» Exercise aim
Nothing is needed except the lines below that run from the one with "int frcnn_pnet_set_sparse_deltas(frcnn_model* m, int" through the one with "if (use_side) FR_TRY(ensure_side(m));", repeated exactly.

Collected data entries
====

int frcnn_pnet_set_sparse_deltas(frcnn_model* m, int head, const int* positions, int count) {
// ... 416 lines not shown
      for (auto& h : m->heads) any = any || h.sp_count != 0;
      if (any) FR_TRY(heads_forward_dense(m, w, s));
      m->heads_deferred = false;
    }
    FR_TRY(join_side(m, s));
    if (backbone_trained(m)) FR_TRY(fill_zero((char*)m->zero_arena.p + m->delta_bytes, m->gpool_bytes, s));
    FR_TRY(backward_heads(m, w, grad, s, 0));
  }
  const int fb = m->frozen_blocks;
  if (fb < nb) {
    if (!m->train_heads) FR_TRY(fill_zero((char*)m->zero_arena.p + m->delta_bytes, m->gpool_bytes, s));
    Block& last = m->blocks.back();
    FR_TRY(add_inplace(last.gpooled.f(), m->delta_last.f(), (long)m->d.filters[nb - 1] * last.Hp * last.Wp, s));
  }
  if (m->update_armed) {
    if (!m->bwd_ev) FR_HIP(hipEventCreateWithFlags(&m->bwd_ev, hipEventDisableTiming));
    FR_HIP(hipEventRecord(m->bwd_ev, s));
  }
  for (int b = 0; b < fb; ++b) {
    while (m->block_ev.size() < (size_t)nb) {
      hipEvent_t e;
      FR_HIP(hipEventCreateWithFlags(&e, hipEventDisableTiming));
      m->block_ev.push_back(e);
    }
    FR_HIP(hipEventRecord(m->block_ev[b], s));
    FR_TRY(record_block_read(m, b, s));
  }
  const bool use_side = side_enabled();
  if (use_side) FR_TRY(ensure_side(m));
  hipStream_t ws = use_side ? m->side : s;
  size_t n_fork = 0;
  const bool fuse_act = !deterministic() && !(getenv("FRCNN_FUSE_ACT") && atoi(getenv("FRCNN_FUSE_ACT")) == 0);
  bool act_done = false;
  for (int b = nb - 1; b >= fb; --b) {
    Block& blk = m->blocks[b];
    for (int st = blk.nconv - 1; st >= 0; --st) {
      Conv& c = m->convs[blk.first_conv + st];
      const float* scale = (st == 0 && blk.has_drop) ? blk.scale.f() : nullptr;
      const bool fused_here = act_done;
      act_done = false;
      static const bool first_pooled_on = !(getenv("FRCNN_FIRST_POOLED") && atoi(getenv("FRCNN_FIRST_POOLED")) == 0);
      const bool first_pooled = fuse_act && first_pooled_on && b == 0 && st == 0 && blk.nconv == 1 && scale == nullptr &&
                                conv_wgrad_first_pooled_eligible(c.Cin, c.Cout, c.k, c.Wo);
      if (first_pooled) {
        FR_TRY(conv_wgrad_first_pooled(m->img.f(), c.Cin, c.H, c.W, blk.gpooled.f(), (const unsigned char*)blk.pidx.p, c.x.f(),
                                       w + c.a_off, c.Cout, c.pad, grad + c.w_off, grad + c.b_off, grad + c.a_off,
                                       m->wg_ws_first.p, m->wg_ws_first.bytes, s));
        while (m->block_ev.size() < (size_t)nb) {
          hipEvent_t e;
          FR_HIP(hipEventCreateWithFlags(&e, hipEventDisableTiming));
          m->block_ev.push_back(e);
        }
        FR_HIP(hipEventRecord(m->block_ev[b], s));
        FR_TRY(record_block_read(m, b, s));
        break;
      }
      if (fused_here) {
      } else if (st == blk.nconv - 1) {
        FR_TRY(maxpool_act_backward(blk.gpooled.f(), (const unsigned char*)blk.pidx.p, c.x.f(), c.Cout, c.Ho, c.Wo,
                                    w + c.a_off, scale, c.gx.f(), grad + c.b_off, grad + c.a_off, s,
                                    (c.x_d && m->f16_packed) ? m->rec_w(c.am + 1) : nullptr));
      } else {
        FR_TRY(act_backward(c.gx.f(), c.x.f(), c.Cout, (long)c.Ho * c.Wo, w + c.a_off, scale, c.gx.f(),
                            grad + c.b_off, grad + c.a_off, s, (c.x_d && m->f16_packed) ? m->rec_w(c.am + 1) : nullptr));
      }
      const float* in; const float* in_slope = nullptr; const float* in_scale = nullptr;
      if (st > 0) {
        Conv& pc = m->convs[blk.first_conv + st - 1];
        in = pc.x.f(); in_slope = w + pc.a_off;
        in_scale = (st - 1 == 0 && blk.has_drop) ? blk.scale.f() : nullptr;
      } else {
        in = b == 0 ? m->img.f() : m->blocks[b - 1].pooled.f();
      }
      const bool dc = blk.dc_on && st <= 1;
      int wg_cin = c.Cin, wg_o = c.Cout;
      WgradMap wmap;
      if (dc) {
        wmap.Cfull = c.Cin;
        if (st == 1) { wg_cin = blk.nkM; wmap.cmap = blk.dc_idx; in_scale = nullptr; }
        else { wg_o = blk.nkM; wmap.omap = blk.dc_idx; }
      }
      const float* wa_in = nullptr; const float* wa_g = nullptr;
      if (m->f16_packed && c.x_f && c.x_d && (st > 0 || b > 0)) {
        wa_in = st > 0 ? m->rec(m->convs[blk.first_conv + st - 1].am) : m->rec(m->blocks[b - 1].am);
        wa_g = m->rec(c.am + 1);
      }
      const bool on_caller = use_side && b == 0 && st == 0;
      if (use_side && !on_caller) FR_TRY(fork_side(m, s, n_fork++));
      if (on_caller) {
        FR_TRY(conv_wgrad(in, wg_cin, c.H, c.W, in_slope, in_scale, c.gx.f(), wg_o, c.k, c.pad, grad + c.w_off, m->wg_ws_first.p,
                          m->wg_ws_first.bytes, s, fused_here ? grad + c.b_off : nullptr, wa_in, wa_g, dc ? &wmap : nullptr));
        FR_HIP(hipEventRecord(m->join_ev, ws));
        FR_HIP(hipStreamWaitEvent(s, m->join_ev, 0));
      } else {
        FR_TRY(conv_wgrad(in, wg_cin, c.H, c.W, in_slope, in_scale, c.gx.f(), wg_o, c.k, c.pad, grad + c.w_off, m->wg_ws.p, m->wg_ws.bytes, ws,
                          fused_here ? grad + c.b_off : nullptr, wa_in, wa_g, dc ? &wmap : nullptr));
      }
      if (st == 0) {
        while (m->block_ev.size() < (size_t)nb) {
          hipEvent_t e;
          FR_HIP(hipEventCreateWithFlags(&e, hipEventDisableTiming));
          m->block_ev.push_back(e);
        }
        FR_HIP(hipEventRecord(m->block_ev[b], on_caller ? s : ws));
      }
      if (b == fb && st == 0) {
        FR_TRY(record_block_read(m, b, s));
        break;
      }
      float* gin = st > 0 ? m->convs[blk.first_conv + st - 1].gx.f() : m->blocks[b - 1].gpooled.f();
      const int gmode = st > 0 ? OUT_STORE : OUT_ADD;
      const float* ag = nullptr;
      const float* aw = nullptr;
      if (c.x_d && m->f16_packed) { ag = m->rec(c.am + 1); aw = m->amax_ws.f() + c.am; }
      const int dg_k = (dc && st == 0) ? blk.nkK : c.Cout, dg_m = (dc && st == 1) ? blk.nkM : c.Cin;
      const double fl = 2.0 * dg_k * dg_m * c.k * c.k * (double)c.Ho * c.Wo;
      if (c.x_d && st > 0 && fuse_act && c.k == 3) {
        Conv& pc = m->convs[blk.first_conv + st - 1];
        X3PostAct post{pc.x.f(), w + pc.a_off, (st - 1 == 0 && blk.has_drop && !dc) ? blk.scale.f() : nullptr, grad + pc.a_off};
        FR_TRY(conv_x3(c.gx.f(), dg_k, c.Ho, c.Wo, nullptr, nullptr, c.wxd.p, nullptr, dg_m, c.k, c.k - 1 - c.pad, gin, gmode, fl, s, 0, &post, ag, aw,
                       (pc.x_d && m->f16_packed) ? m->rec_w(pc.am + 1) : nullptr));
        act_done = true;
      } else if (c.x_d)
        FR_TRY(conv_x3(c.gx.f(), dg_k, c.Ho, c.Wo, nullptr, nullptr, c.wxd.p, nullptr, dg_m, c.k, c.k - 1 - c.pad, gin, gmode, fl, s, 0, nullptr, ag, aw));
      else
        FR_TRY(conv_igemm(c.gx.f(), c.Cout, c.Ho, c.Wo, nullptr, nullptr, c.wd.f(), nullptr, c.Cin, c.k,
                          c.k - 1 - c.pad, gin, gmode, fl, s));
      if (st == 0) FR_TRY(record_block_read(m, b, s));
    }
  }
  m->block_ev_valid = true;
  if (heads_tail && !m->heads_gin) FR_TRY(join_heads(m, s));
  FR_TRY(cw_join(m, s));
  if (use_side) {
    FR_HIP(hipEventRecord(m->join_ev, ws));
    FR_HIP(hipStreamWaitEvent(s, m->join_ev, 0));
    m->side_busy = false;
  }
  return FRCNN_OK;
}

====

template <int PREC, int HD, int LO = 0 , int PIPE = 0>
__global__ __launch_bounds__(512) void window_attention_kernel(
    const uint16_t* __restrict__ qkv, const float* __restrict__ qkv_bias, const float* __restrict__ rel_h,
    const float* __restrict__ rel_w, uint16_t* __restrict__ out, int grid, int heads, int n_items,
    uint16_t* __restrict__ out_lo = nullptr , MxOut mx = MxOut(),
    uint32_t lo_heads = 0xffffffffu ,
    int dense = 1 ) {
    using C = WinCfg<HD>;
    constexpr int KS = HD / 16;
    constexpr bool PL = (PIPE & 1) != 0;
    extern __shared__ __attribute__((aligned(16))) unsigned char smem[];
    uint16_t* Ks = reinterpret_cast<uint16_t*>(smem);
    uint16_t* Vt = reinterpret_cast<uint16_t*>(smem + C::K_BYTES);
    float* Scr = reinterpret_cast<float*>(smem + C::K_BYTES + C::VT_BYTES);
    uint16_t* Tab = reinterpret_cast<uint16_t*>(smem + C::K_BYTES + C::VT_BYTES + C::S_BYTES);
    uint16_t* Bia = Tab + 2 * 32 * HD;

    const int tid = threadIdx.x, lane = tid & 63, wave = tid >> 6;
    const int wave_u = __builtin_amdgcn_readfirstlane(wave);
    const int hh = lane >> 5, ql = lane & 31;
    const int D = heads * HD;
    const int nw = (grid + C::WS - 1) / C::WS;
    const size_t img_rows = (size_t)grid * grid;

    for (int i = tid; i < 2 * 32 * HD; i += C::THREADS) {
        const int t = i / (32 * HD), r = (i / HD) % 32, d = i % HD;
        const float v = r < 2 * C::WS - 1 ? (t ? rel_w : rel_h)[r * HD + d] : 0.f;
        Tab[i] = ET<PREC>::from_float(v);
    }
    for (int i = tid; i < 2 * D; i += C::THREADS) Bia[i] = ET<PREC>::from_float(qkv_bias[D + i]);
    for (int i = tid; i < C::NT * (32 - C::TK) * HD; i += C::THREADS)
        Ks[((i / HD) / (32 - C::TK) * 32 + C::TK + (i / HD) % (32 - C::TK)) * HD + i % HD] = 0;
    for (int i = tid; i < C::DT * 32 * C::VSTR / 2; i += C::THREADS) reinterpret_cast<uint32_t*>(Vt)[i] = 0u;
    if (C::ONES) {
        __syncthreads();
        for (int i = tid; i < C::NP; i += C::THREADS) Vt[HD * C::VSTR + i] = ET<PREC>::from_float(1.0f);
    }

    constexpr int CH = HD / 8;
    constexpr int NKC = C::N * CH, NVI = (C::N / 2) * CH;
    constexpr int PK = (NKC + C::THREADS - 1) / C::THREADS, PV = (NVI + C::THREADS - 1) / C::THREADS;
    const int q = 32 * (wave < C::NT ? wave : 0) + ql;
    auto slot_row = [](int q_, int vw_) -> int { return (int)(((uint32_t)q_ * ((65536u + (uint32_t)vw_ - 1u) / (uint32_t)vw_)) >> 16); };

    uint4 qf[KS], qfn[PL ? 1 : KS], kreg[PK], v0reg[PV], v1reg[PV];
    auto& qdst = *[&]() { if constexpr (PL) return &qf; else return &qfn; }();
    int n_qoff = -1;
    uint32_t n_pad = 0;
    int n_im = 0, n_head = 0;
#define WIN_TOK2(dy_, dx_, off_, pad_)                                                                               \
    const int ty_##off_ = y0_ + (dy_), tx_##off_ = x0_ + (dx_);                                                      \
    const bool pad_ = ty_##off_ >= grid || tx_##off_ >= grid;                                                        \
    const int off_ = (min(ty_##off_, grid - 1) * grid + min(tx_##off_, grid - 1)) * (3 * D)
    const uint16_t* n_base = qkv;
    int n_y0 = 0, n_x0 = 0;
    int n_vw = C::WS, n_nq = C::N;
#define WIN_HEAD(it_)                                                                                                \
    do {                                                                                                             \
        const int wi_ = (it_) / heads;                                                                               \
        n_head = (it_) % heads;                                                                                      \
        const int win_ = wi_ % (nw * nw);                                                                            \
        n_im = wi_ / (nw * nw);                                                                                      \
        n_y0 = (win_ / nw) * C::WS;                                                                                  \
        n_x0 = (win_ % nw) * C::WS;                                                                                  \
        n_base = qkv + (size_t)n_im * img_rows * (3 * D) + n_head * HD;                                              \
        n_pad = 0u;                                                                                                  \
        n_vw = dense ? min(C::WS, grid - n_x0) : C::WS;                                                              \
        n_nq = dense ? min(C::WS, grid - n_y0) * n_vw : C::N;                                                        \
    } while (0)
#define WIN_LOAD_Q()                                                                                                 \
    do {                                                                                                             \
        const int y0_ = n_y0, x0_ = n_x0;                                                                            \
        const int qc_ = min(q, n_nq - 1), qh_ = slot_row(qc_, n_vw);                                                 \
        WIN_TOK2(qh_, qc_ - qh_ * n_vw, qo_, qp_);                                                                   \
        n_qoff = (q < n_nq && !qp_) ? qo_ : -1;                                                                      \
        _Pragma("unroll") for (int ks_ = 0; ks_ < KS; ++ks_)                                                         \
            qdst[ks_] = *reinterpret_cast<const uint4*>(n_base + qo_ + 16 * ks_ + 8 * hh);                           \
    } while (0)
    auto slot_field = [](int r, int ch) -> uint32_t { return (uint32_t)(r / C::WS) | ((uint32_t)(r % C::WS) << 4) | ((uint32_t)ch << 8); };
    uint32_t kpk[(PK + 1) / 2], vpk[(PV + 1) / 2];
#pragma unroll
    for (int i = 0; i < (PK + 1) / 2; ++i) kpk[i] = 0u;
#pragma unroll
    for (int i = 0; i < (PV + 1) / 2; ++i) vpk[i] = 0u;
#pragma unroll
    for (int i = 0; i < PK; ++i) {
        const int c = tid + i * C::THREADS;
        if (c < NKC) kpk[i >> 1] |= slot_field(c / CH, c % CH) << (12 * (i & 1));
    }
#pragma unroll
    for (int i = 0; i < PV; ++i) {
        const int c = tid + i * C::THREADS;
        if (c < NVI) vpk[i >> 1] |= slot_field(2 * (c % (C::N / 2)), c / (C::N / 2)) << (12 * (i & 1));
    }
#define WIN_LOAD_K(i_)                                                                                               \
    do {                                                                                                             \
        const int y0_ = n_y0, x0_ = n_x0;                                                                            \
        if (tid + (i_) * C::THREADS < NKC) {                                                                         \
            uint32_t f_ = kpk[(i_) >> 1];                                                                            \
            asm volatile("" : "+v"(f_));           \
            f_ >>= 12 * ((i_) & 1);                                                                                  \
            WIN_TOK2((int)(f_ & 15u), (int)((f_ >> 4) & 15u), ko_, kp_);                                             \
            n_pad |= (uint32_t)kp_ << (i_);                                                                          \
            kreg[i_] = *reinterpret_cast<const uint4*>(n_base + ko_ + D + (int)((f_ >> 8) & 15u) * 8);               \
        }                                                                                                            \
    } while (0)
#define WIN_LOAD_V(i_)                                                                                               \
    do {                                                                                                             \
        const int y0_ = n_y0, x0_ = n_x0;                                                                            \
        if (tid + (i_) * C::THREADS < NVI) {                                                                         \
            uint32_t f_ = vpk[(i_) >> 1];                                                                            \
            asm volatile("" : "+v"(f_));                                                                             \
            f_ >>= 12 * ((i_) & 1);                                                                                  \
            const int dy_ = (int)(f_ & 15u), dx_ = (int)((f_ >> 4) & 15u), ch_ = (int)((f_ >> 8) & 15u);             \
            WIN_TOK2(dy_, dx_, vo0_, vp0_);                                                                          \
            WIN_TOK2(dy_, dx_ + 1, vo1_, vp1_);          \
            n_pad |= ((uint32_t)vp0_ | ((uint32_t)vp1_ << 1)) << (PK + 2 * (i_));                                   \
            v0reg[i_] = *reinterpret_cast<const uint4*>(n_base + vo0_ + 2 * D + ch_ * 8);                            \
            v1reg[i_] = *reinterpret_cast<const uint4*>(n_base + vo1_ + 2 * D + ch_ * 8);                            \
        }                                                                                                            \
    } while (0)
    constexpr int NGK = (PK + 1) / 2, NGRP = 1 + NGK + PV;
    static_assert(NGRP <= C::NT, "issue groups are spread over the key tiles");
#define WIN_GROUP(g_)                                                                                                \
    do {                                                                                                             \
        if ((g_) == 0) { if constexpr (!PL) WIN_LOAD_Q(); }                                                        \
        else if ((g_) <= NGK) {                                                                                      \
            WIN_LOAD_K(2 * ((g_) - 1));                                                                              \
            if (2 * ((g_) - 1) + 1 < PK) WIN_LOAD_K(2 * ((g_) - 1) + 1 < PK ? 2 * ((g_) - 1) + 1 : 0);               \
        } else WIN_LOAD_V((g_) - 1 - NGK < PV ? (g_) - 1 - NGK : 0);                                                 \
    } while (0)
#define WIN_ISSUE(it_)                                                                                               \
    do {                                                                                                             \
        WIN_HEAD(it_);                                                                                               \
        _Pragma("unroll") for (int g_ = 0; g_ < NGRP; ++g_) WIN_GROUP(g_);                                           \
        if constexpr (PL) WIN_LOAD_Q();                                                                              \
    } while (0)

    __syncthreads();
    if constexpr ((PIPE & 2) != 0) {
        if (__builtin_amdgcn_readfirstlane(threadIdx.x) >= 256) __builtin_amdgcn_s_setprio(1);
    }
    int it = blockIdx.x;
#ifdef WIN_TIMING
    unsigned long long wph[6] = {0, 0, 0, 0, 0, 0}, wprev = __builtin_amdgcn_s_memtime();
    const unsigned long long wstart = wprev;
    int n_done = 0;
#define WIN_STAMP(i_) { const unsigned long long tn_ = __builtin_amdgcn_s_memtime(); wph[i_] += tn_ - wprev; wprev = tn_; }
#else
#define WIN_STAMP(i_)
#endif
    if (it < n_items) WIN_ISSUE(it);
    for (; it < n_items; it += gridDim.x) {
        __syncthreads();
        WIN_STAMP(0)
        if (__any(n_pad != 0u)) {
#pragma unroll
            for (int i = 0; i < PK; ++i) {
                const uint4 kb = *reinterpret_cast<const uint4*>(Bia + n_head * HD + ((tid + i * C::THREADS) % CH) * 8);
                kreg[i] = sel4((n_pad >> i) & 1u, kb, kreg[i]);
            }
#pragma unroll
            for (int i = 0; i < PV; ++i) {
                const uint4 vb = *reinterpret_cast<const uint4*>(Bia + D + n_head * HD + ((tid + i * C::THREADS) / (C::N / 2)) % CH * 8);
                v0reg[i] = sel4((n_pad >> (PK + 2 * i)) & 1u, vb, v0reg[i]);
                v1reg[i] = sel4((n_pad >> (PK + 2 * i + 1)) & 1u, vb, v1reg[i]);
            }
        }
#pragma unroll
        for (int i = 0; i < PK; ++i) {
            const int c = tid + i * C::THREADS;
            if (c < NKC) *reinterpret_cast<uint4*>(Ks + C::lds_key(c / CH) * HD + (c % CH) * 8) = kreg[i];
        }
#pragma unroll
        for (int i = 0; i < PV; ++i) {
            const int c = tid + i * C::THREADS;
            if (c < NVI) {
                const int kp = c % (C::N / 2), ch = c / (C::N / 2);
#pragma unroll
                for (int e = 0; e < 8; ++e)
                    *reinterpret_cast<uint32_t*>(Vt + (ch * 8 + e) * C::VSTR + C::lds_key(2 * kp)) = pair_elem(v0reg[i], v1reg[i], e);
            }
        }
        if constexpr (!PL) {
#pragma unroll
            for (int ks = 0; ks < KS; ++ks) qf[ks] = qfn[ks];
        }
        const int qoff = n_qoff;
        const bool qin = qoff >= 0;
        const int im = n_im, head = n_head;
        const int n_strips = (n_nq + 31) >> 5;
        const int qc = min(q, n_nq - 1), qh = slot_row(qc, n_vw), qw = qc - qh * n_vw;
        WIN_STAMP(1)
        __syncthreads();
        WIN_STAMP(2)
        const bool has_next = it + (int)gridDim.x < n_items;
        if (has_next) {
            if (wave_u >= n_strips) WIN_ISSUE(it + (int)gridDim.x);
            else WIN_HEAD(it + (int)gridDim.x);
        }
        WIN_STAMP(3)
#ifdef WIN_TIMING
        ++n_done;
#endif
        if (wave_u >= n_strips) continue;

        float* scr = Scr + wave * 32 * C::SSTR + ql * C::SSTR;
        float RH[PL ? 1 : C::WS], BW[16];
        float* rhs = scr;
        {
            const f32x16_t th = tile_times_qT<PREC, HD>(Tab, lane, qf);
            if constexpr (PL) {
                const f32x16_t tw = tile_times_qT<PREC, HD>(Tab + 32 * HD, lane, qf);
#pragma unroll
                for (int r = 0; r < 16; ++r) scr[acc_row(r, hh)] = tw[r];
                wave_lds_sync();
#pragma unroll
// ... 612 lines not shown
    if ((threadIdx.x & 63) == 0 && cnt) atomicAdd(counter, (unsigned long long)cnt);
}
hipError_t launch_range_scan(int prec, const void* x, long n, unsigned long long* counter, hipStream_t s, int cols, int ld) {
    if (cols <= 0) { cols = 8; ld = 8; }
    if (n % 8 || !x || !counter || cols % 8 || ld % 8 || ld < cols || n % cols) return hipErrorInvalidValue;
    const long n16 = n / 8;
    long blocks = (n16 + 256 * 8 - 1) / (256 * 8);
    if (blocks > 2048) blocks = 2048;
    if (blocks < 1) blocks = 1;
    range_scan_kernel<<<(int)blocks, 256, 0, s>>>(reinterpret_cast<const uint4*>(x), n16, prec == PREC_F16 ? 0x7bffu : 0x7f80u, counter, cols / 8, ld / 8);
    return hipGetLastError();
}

====

» Output for this exercise
int frcnn_pnet_set_sparse_deltas(frcnn_model* m, int head, const int* positions, int count) {
// ... 416 lines not shown
      for (auto& h : m->heads) any = any || h.sp_count != 0;
      if (any) FR_TRY(heads_forward_dense(m, w, s));
      m->heads_deferred = false;
    }
    FR_TRY(join_side(m, s));
    if (backbone_trained(m)) FR_TRY(fill_zero((char*)m->zero_arena.p + m->delta_bytes, m->gpool_bytes, s));
    FR_TRY(backward_heads(m, w, grad, s, 0));
  }
  const int fb = m->frozen_blocks;
  if (fb < nb) {
    if (!m->train_heads) FR_TRY(fill_zero((char*)m->zero_arena.p + m->delta_bytes, m->gpool_bytes, s));
    Block& last = m->blocks.back();
    FR_TRY(add_inplace(last.gpooled.f(), m->delta_last.f(), (long)m->d.filters[nb - 1] * last.Hp * last.Wp, s));
  }
  if (m->update_armed) {
    if (!m->bwd_ev) FR_HIP(hipEventCreateWithFlags(&m->bwd_ev, hipEventDisableTiming));
    FR_HIP(hipEventRecord(m->bwd_ev, s));
  }
  for (int b = 0; b < fb; ++b) {
    while (m->block_ev.size() < (size_t)nb) {
      hipEvent_t e;
      FR_HIP(hipEventCreateWithFlags(&e, hipEventDisableTiming));
      m->block_ev.push_back(e);
    }
    FR_HIP(hipEventRecord(m->block_ev[b], s));
    FR_TRY(record_block_read(m, b, s));
  }
  const bool use_side = side_enabled();
  if (use_side) FR_TRY(ensure_side(m));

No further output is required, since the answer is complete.